LIST OF REFERENCE NUMBERS

• 1 support roll
• 2 shell
• 3 roll shaft/roll spindle
• 4 left half-journal
• 5 right half-journal
• 6 end face
• 7 end face
• 8 stop edge
• 9 stop edge
• 10 threaded bore
• 11 through bore
• 12 journal
• 13 pretensioning bolt
• 14 conical shrink fit
• 15 cylindrical shrink fit
• 16 barrel or shrink rings
• 17 cavity
• 18 bolts
• 19 stop face

Claims

1. Support roll (1) for a rolling mill, such as a plate rolling mill, sheet rolling mill or the like, which consists of a shell (2) and a roll shaft/roll spindle (3), wherein the roll shaft/roll spindle (3) is constructed from a left half-journal (4) and a right half-journal (5).

2. Support roll (1) in accordance with claim 1, wherein the roll shaft/roll spindle (3) is constructed from a left half-journal (4) and a right half-journal (5) with at least one bushing arranged between them.

3. Support roll (1) in accordance with claim 2, wherein one of the journals (4, 5) is formed with at least one through bore (11) parallel to the axis.

4. Support roll (1) in accordance with claim 2, wherein one of the journals (4, 5) is formed with a threaded bore (10).

5. Support roll (1) in accordance with claim 1, wherein the interior of the shell (2) is cylindrically formed.

6. Support roll (1) in accordance with claim 1, wherein the interior of the shell (2) is formed as a conical frustum.

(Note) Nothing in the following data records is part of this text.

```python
class Encoder(object):
    PERSIST_MAX_ROWS = 2

    PASS_ROWS = 64

    def __init__(self, dims, store, lib, workspace, use_graph=True, use_persistent=None, pfx="enc"):
        can = not lib.is_emulator or lib.emulates_concurrency()
        self.persist_auto = use_persistent is None
        self.use_persistent = can and (not lib.is_emulator if use_persistent is None else bool(use_persistent))
        self.d = dims
        self.store = store
        self.lib = lib
        self.ws = workspace
        self.use_graph = use_graph
        self.pfx = pfx
        self._passes = []
        self.force_passes = False
        self._pass_cols = None
        self._saved = None
        self._packs = {}
        self._cats = {}
        self._pack_cache = {}
        self.overlap = False
        self._side = None
        self._side_pending = False

    def _n(self, i, what):
        return "%s%d.%s" % (self.pfx, i, what)

    def _names(self, i, direction):
        base = "/recognizer/encoder/bidir%d/%s" % (i, direction)
        return dict(Wi=base + "/fork/fork_inputs.W", bi=base + "/fork/fork_inputs.b",
                    Wg=base + "/fork/fork_gate_inputs.W", bg=base + "/fork/fork_gate_inputs.b",
                    Whh=base + "/gatedrecurrent.state_to_state", Whg=base + "/gatedrecurrent.state_to_gates",
                    h0=base + "/gatedrecurrent.initial_state")

    def _packed(self, i):
        if self._packs.get("version") != self.store.version or self.lib.capturing:
            p, lib, ws = self.store.p, self.lib, self.ws
            packs, jobs = dict(version=self.store.version), []
            for li in range(self.d.n_layers):
                H = self.d.Hs[li]
                ent = dict(Whh=[], Whg=[], WhhT=[], WhgT=[])
                for di, direction in enumerate(("forward", "backward")):
                    n = self._names(li, direction)
                    for key, W, trans in (("Whh", p[n["Whh"]], False), ("Whg", p[n["Whg"]], False), ("WhhT", p[n["Whh"]], True)):
                        K, N = (W.shape[1], W.shape[0]) if trans else (W.shape[0], W.shape[1])
                        buf = ws.get("enc%d.%d.%s_p" % (li, di, key), (lib.pack_size(K, N),))
                        jobs.append((W, buf, trans))
                        ent[key].append(buf)
                    sz = lib.pack_size(H, H)
                    buf = ws.get("enc%d.%d.WhgT_p" % (li, di), (2 * sz,))
                    Wg = p[n["Whg"]]
                    jobs.append((Wg[:, :H], buf[:sz], True))
                    jobs.append((Wg[:, H:], buf[sz:], True))
                    ent["WhgT"].append(buf)
                packs[li] = ent
            lib.pack_many(jobs, use_graph=self.use_graph, cache=self._pack_cache)
            self._packs = packs
        return self._packs[i]

    def _fork_cat(self, i):
        ent = self._cats.get(i)
        if ent is None or ent["version"] != self.store.version or self.lib.capturing:
            p, ws = self.store.p, self.ws
            H, I = self.d.Hs[i], self.d.layer_input_dim(i)
            W = ws.get("enc%d.Wcat" % i, (I, 6 * H))
            b = ws.get("enc%d.bcat" % i, (6 * H,))
            pairs = []
            for di, direction in enumerate(("forward", "backward")):
                n = self._names(i, direction)
                o = di * 3 * H
                pairs += [(p[n["Wi"]], W[:, o: o + H]), (p[n["Wg"]], W[:, o + H: o + 3 * H]),
                          (p[n["bi"]], b[o: o + H]), (p[n["bg"]], b[o + H: o + 3 * H])]
            self.lib.copy_many(pairs)
            ent = dict(version=self.store.version, W=W, b=b)
            self._cats[i] = ent
        return ent["W"], ent["b"]

    @contextlib.contextmanager
    def _side_stream(self):
        if not self.overlap or self.lib.is_emulator or not torch.cuda.is_available():
            yield self.ws.get("gemm_ws", (1 << 22,))
            return
        cur = torch.cuda.current_stream()
        if self._side is None:
            self._side = torch.cuda.Stream(cur.device)
        self._side.wait_stream(cur)
        with torch.cuda.stream(self._side):
            yield self.ws.get("gemm_ws.side", (1 << 22,))
        self._side_pending = True

    def join_side_stream(self):
        if self._side is not None and self._side_pending:
            torch.cuda.current_stream().wait_stream(self._side)
            self._side_pending = False

    def _sync_ws(self, i, B, H):
        if not self.use_persistent:
            return None
        nbytes = int(self.lib._lvsr_bigru_persist_ws_bytes(int(B), int(H)))
        if nbytes <= 0:
            return None
        if self.persist_auto and int(self.lib._lvsr_bigru_persist_rows(int(B), int(H))) > self.PERSIST_MAX_ROWS:
            return None
        return self.ws.get(self._n(i, "sync"), ((nbytes + 3) // 4,), torch.int32)

    def check_persistent(self):
        for k, t in self.ws._bufs.items():
            if k[0].startswith("enc") and k[0].endswith(".sync") and int(t[0]) != 0:
                t[:64].zero_()
                raise RuntimeError("persistent BiGRU kernel aborted (a work-group of the cluster was not scheduled); results since "
                                   "the last check are invalid")

    def _pass_columns(self, B):
        if B <= self.PASS_ROWS or self.pfx != "enc":
            return None
        if not self.force_passes:
            if not (self.persist_auto and self.use_persistent):
                return None
            H = max(self.d.Hs)
            if int(self.lib._lvsr_bigru_persist_ws_bytes(int(B), int(H))) > 0 and \
                    int(self.lib._lvsr_bigru_persist_rows(int(B), int(H))) <= self.PERSIST_MAX_ROWS:
                return None
        n = (B + self.PASS_ROWS - 1) // self.PASS_ROWS
        per = (B + n - 1) // n
        return [(lo, min(B, lo + per)) for lo in range(0, B, per)]

    def _pass_encoder(self, k):
        while len(self._passes) <= k:
            child = Encoder(self.d, self.store, self.lib, self.ws, use_graph=self.use_graph, use_persistent=None,
                            pfx="enc.p%d_" % len(self._passes))
            child._cats = self._cats
            self._passes.append(child)
        return self._passes[k]

    @staticmethod
    def _cols2d(t, lo, hi):
        T, B = int(t.shape[0]), int(t.shape[1])
        F = int(t.numel() // max(1, T * B))
        return t.view(T, B * F)[:, lo * F: hi * F]

    def _apply_in_passes(self, cols, input_, mask, save_for_backward):
        d, lib, ws = self.d, self.lib, self.ws
        T, B = int(input_.shape[0]), int(input_.shape[1])
        F = int(input_.shape[2])
        x = input_.contiguous()
        m = None if mask is None else mask.contiguous()
        enc = msk = None
        for k, (lo, hi) in enumerate(cols):
            child = self._pass_encoder(k)
            xk = ws.get(child.pfx + ".x", (T, hi - lo, F))
            pairs = [(self._cols2d(x, lo, hi), xk.view(T, (hi - lo) * F))]
            mk = None
            if m is not None:
                mk = ws.get(child.pfx + ".m", (T, hi - lo))
                pairs.append((self._cols2d(m, lo, hi), mk))
            lib.copy_many(pairs)
            ek, emk = child.apply(xk, mk, save_for_backward=save_for_backward)
            if enc is None:
                Te, E = int(ek.shape[0]), int(ek.shape[2])
                enc = ws.get("enc.passes.encoded", (Te, B, E))
                msk = ws.get("enc.passes.mask", (Te, B))
            lib.copy_many([(ek.view(Te, (hi - lo) * E), self._cols2d(enc, lo, hi)), (emk, self._cols2d(msk, lo, hi))])
        if save_for_backward:
            self._pass_cols = cols
            self._saved = None
        return enc, msk

    def _encoder_gradient_range(self):
        offs = self.store.offsets
        mine = [(o, n) for k, (o, n) in offs.items() if k.startswith("/recognizer/encoder/")]
        lo, hi = min(o for o, n in mine), max(o + (n + 3) // 4 * 4 for o, n in mine)
        assert all(k.startswith("/recognizer/encoder/") == (lo <= o < hi) for k, (o, n) in offs.items()), "encoder parameters are not one range"
        return lo, min(hi, self.store.grad.numel()) - lo

    def _backward_in_passes(self, cols, d_encoded, need_input_grad, group=None):
        d, lib, ws = self.d, self.lib, self.ws
        dy = d_encoded.contiguous()
        Te, B, E = int(dy.shape[0]), int(dy.shape[1]), int(dy.shape[2])
        first, count = self._encoder_gradient_range()
        genc = self.store.grad[first: first + count]
        acc = ws.get("enc.passes.gacc", (count,))
        dx = None
        if group is None:
            group = lib.group()
        for k, (lo, hi) in enumerate(cols):
            child = self._passes[k]
            dk = ws.get(child.pfx + ".dy", (Te, hi - lo, E))
            lib.copy_many([(self._cols2d(dy, lo, hi), dk.view(Te, (hi - lo) * E))])
            dxk = child.backward(dk, need_input_grad=need_input_grad, group=group)
            group.flush(ws.get("gemm_ws.grouped", (1 << 26,)))
            child.finish_backward()
            if need_input_grad:
                if dx is None:
                    dx = ws.get("enc.passes.dx", (int(dxk.shape[0]), B, int(dxk.shape[2])))
                lib.copy_many([(dxk.view(int(dxk.shape[0]), -1), self._cols2d(dx, lo, hi))])
            if k + 1 < len(cols):
                lib.copy_many([(genc, acc, 0.0 if k == 0 else 1.0)])
            else:
                lib.copy_many([(acc, genc, 1.0)])
        self._scatter = []
        return dx

    def apply(self, input_, mask=None, save_for_backward=True):
        d, p, lib, ws = self.d, self.store.p, self.lib, self.ws
        T, B = int(input_.shape[0]), int(input_.shape[1])
        cols = self._pass_columns(B)
        if cols is not None:
            return self._apply_in_passes(cols, input_, mask, save_for_backward)
        if save_for_backward:
            self._pass_cols = None
        x = input_.contiguous()
        m = None if mask is None else mask.contiguous()
        saved = []
        gemm_ws = ws.get("gemm_ws", (1 << 22,))
        for i, (H, s) in enumerate(zip(d.Hs, d.subsample)):
            I = d.layer_input_dim(i)
            Ts = (T + s - 1) // s
            xg = ws.get(self._n(i, "xg"), (T, B, 6 * H))
            y = ws.get(self._n(i, "y"), (T, B, 2 * H))
            ysub = y if s == 1 else ws.get(self._n(i, "ysub"), (Ts, B, 2 * H))
            u = ws.get(self._n(i, "u"), (T, B, 2 * H))
            r = ws.get(self._n(i, "r"), (T, B, 2 * H))
            c = ws.get(self._n(i, "c"), (T, B, 2 * H))
            rh = ws.get(self._n(i, "rh"), (T, B, 2 * H))
            x2, xg2 = x.view(T * B, I), xg.view(T * B, 6 * H)
            sync = self._sync_ws(i, B, H)
            pk = self._packed(i) if sync is None else None
            Wcat, bcat = self._fork_cat(i)
            lib.sgemm(x2, Wcat, xg2, bias=bcat)
            h0s = [p[self._names(i, direction)["h0"]] for direction in ("forward", "backward")]
            if sync is not None:
                nf, nb = self._names(i, "forward"), self._names(i, "backward")
                Whh, Whg = [p[nf["Whh"]], p[nb["Whh"]]], [p[nf["Whg"]], p[nb["Whg"]]]
            else:
                Whh, Whg = [pk["Whh"][0], pk["Whh"][1]], [pk["Whg"][0], pk["Whg"][1]]
            lib.run("lvsr_bigru_fwd", "lvsr_bigru_fwd_args", y, self.use_graph and sync is None, xg=xg, mask=m, Whh_p=Whh, Whg_p=Whg, h0=h0s,
                    y=y, ysub=(ysub if s > 1 else None), u=u, r=r, c=c, rh=rh, sub=s, T=T, B=B, H=H,
                    persistent=int(sync is not None), sync_ws=sync)
            saved.append(dict(x=x, mask=m, T=T, y=y, u=u, r=r, c=c, rh=rh))
            x = ysub
            if m is not None and s > 1:
                mm = ws.get(self._n(i, "msub"), (Ts, B))
                mm.copy_(m[::s])
                m = mm
            T = Ts
        if m is None:
            m = ws.get(self.pfx + ".ones_mask", (T, B))
            m.fill_(1.0)
        if save_for_backward:
            self._saved = saved
        return x, m

    def backward(self, d_encoded, need_input_grad=False, group=None):
        d, p, g, lib, ws = self.d, self.store.p, self.store.g, self.lib, self.ws
        if self._pass_cols is not None:
            return self._backward_in_passes(self._pass_cols, d_encoded, need_input_grad, group)
        assert self._saved is not None, "apply() must run first"
        gemm_ws = ws.get("gemm_ws", (1 << 22,))
        self._scatter = []
        dy = d_encoded.contiguous()
        B = int(dy.shape[1])
        for i in reversed(range(d.n_layers)):
            H, s, I = d.Hs[i], d.subsample[i], d.layer_input_dim(i)
            sv = self._saved[i]
            T = sv["T"]
            dxg = ws.get(self._n(i, "dxg"), (T, B, 6 * H))
            Bp = (B + 15) // 16 * 16
            dh_ws = ws.get(self._n(i, "dh"), (12 * Bp * H,))
            nf, nb = self._names(i, "forward"), self._names(i, "backward")
            sync = self._sync_ws(i, B, H)
            pk = self._packed(i) if sync is None else None
            if sync is not None:
                WhhT, WhgT = [p[nf["Whh"]], p[nb["Whh"]]], [p[nf["Whg"]], p[nb["Whg"]]]
            else:
                WhhT, WhgT = [pk["WhhT"][0], pk["WhhT"][1]], [pk["WhgT"][0], pk["WhgT"][1]]
            lib.run("lvsr_bigru_bwd", "lvsr_bigru_bwd_args", dxg, self.use_graph and sync is None, mask=sv["mask"], y=sv["y"],
                    u=sv["u"], r=sv["r"], c=sv["c"], WhhT_p=WhhT, WhgT_p=WhgT, h0=[p[nf["h0"]], p[nb["h0"]]], dy=dy,
                    dxg=dxg, dh_ws=dh_ws, dh0=[g[nf["h0"]], g[nb["h0"]]], sub=s, T=T, B=B, H=H,
                    persistent=int(sync is not None), sync_ws=sync)
            x2 = sv["x"].view(T * B, I)
            dxg2 = dxg.view(T * B, 6 * H)
            y2 = sv["y"].view(T * B, 2 * H)
            rh2 = sv["rh"].view(T * B, 2 * H)
            dx = None
            if i > 0 or need_input_grad:
                dx = ws.get(self._n(i, "dx"), (T, B, I))
            if dx is not None:
                lib.sgemm(dxg2, self._cats[i]["W"], dx.view(T * B, I), transB=True)
            with self._side_stream() as side_ws:
                wgrad, colsum = lib.weight_grad_calls(group, side_ws)
                for di, direction in enumerate(("forward", "backward")):
                    n = self._names(i, direction)
                    dc = dxg2[:, di * 3 * H: di * 3 * H + H]
                    dg = dxg2[:, di * 3 * H + H: di * 3 * H + 3 * H]
                    hcol = slice(di * H, (di + 1) * H)
                    wgrad(rh2[:, hcol], dc, g[n["Whh"]])
                    if T > 1:
                        if di == 0:
                            wgrad(y2[: (T - 1) * B, hcol], dg[B:], g[n["Whg"]])
                        else:
                            wgrad(y2[B:, hcol], dg[: (T - 1) * B], g[n["Whg"]])
                        beta = 1.0
                    else:
                        beta = 0.0
                    first = dg[:B] if di == 0 else dg[(T - 1) * B:]
                    if group is not None:
                        group.add_after(p[n["h0"]], first, g[n["Whg"]], beta=beta, M=H, K=B, lda=0)
                    else:
                        lib.sgemm(p[n["h0"]], first, g[n["Whg"]], transA=True, beta=beta, M=H, K=B, lda=0)
                gW = ws.get("enc%d.gWcat" % i, (I, 6 * H))
                gb = ws.get("enc%d.gbcat" % i, (6 * H,))
# ... 19 lines not shown
```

7. Support roll (1) in accordance with claim 1, wherein the shell (2) is made of a high-grade, cast and/or forged steel that has been quenched and tempered.

8. Support roll (1) in accordance with claim 1, wherein the shell (2) is formed with a wear-resistant buildup weld on its outer circumferential surface.

9. Support roll (1) in accordance with claim 1, wherein the shell (2) is formed with several barrel or shrink rings (16) on its outer circumferential surface.

10. Support roll (1) in accordance with claim 1, wherein one end of the shell (2) is formed with a journal (12).

11. Method for producing a support roll (1), especially a support roll (1) in accordance with claim 1, wherein the shell (1) is internally heated, a right journal (5) and a left journal (4) are inserted in the shell (1), and the shell (1) is then cooled.

12. Method in accordance with claim 11, wherein the right journal (5) and the left journal (4) are pretensioned with respect to each other by at least one tie rod, pretensioning bolt or the like.

13. Method in accordance with claim 11, wherein the tie rod, pretensioning bolt or the like is screwed into a threaded bore (10), which is formed in one of the two journals (4, 5).

14. Method in accordance with claim 11, wherein at least one bushing is mounted inside the shell (2) between the journals (4, 5).

15. Method in accordance with claim 11, wherein the outer surface of the shell (2) is provided with a wear-resistant buildup weld.

16. Method in accordance with claim 11, wherein a stop edge (8, 9) of each journal (4, 5) is positioned against the end face (6, 7) of the shell (2).